What’s it about?
This is the story of Evan and Julia, college sweethearts who move to New York post-graduation to start their adult life together. Yet the course of true love never did run smooth, and life starts getting in the way.
The tagline for this novel is “a New York love story” but that is only half true. Yes, it is a love story, between Evan and Julia, and between both of them and New York, but it’s also a coming of age story. Indeed, the word “bildungsroman” repeatedly sprang to mind*.
In terms of the story, I’ll admit that when I started the book, I wasn’t convinced by the prologue. The introduction is meant to pull you into the story, but I found it did the opposite. I felt like I had all I wanted from the book in those first paragraphs, and I didn’t really feel like investing more. But I’m very glad I did.
The thing I loved most about this book was the sense of place. Pitoniak has this incredible gift for conveying location in a few words. The noting of how the light plays off Manhattan windows, the sticky dust of summer in the city, the East River rippling like velvet; these all tied the action so securely to the city that it is a character in its own right. It is clear that Pitoniak has an deep affection for the city that runs beneath her words like a heartbeat.

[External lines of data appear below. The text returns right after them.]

template <int NOBS, int NMAX>
struct Lay {
    static constexpr int NX = 6 + NOBS, NU = 2 + NOBS, NZ = NX + NU, NR = 8 + 2 * NOBS;
    static constexpr int NO = NOBS ? NOBS : 1;
    static constexpr int MR = NMAX * NR + NOBS;
    static constexpr int NV = (NMAX + 1) * NZ;
    static constexpr int M = 0;
    static constexpr int Z = M + NX * NZ;
    static constexpr int dZ = Z + NV;
    static constexpr int xr = dZ + NV;
    static constexpr int wc = xr + (NMAX + 1) * 6;
    static constexpr int obs_s = wc + NMAX;
    static constexpr int obs_e = obs_s + NOBS * (NMAX + 1);
    static constexpr int rt = obs_e + NOBS * (NMAX + 1);
    static constexpr int rnu = rt + MR;
    static constexpr int rc = rnu + MR;
    static constexpr int rdt = rc + MR;
    static constexpr int rtt = rdt + MR;
    static constexpr bool SLIM = NOBS == 3 && NMAX == 20;
    static constexpr int MRS = SLIM ? 0 : MR;
    static constexpr int rsig = rtt + MR;
    static constexpr int rw = rsig + MRS;
    static constexpr int rsc = rw + MRS;
    static constexpr int csc = rsc + MRS;
    static constexpr int rb = csc + (SLIM ? NMAX * NOBS : 0);
    static constexpr int Gpos = rb + MRS;
    static constexpr int Hd = Gpos + (SLIM ? 0 : NMAX * NOBS * 4);
    static constexpr int hg = Hd + NV;
    static constexpr int ga = hg;
    static constexpr int Jc = hg + NV;
    static constexpr int kS = (Jc + NMAX * NOBS * NZ + 1) & ~1;
    static constexpr int kE = kS + 1;
    static constexpr int HS = NZ + 1;
    static constexpr int TS = NZ;
    static constexpr bool PT_ALIAS = NX * NX + NX + NX * TS <= MR, H_ALIAS = NZ * HS <= NV;
    static constexpr int WORK = kS + (NOBS ? 2 * NMAX : 0);
    static constexpr int P = PT_ALIAS ? rdt : WORK;
    static constexpr int pv = P + NX * NX;
    static constexpr int T = pv + NX;
    static constexpr int WORK2 = PT_ALIAS ? WORK : T + NX * TS;
    static constexpr int H = H_ALIAS ? dZ : WORK2;
    static constexpr int Kk = H_ALIAS ? WORK2 : H + NZ * HS;
// ... 462 lines not shown
        h += ((iss0 && k == 0 && o >= c.nobs) || (iss1 && o >= c.nobs)) ? 1.0 : 0.0;
        int rl, rh;
        coord_rows<L>(si, c, e, k, a, rl, rh);
        const int il = rl >= 0 ? rl : 0, ih = rh >= 0 ? rh : 0;
        double sgl, sgh, wl, wh;
        if constexpr (L::SLIM) {
            sgl = LD(L::rnu + il) * LD(L::rtt + il); wl = LD(L::rdt + il);
            sgh = LD(L::rnu + ih) * LD(L::rtt + ih); wh = LD(L::rdt + ih);
        } else {
            sgl = LD(L::rsig + il); sgh = LD(L::rsig + ih); wl = LD(L::rw + il); wh = LD(L::rw + ih);
        }
        h += sel(rl >= 0, sgl, 0.0) + sel(rh >= 0, sgh, 0.0);
        g += sel(rl >= 0, wl, 0.0) - sel(rh >= 0, wh, 0.0);
        if (NOBS) {
            const int kk = k < N ? k : N - 1;
#pragma unroll
            for (int ob = 0; ob < NOBS; ob++) {
                const int j = kk * L::NR + 8 + NOBS + ob;
                const double csj = cbf_scale<L>(sm, kk, ob);
                const double jca = LD(L::Jc + (kk * L::NO + ob) * L::NZ + a);
                double rsj_, rwj;
                if constexpr (L::SLIM) {
                    rwj = LD(L::rdt + j);
                } else {
                    row_sig_w<L>(sm, j, csj != 0.0, mu, LD(L::rt + j), LD(L::rnu + j), LD(L::rtt + j), LD(L::rc + j), rsj_, rwj);
                    (void)rsj_;
                }
                g += sel(k < N, jca * rwj, 0.0);
                const double cur = LD(L::rnu + j) * csj * c.om * LD(L::G + (kk * L::NO + ob) * 4 + (a == 4 ? 2 : 3));
                h += sel(k < N && (a == 4 || a == 5), cur, 0.0);
            }
        }
        const bool tail = k == N && a >= L::NX;
        LD(L::Hd + e) = sel(tail, 0.0, h);
        LD(SINK(ev, L::hg + e)) = sel(tail, 0.0, g);
    }
    if (NOBS) {
        const int k = c.lane < N ? c.lane : 0;
        double ks = 0.0, ke = 0.0;
#pragma unroll
        for (int o = 0; o < NOBS; o++) {
            const int j = k * L::NR + 8 + NOBS + o;
            const double nd = LD(L::rnu + j) * cbf_scale<L>(sm, k, o);
            ks -= nd * LD(L::G + (k * L::NO + o) * 4 + 0);
            ke -= nd * LD(L::G + (k * L::NO + o) * 4 + 1);
            if constexpr (L::sigS >= 0) LD(L::sigS + k * L::NO + o) = sel(LD(L::csc + k * L::NO + o) != 0.0, LD(L::rnu + j) * LD(L::rtt + j), 0.0);
        }
        LD(L::kS + 2 * k) = ks;
        LD(L::kE + 2 * k) = ke;
    }
    SYNC();
}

I also identified with the graduate malaise experienced by the characters in the story. The sense that you are rudderless, that you don’t know which road you should be travelling, comes across so strongly that I wondered if the author was drawing on personal experience. Although I imagine that the terrible decisions that they make are particular to them!
Would I recommend it?
Yes, for sure. It’s very refreshing. Read if you’re a fan of Liza Klaussman, or have ever not known what to do with your life, or actually just love New York City.
The Futures by Anna Pitoniak is published by Michael Joseph priced £12.99. The paperback comes out on 17th May 2018 priced £7.99.
I received an advance copy to review thanks to NetGalley.
*Possibly the first time I’ve used that word since I graduated from my expensive English Literature degree 5 years ago. How about that cost per use, eh?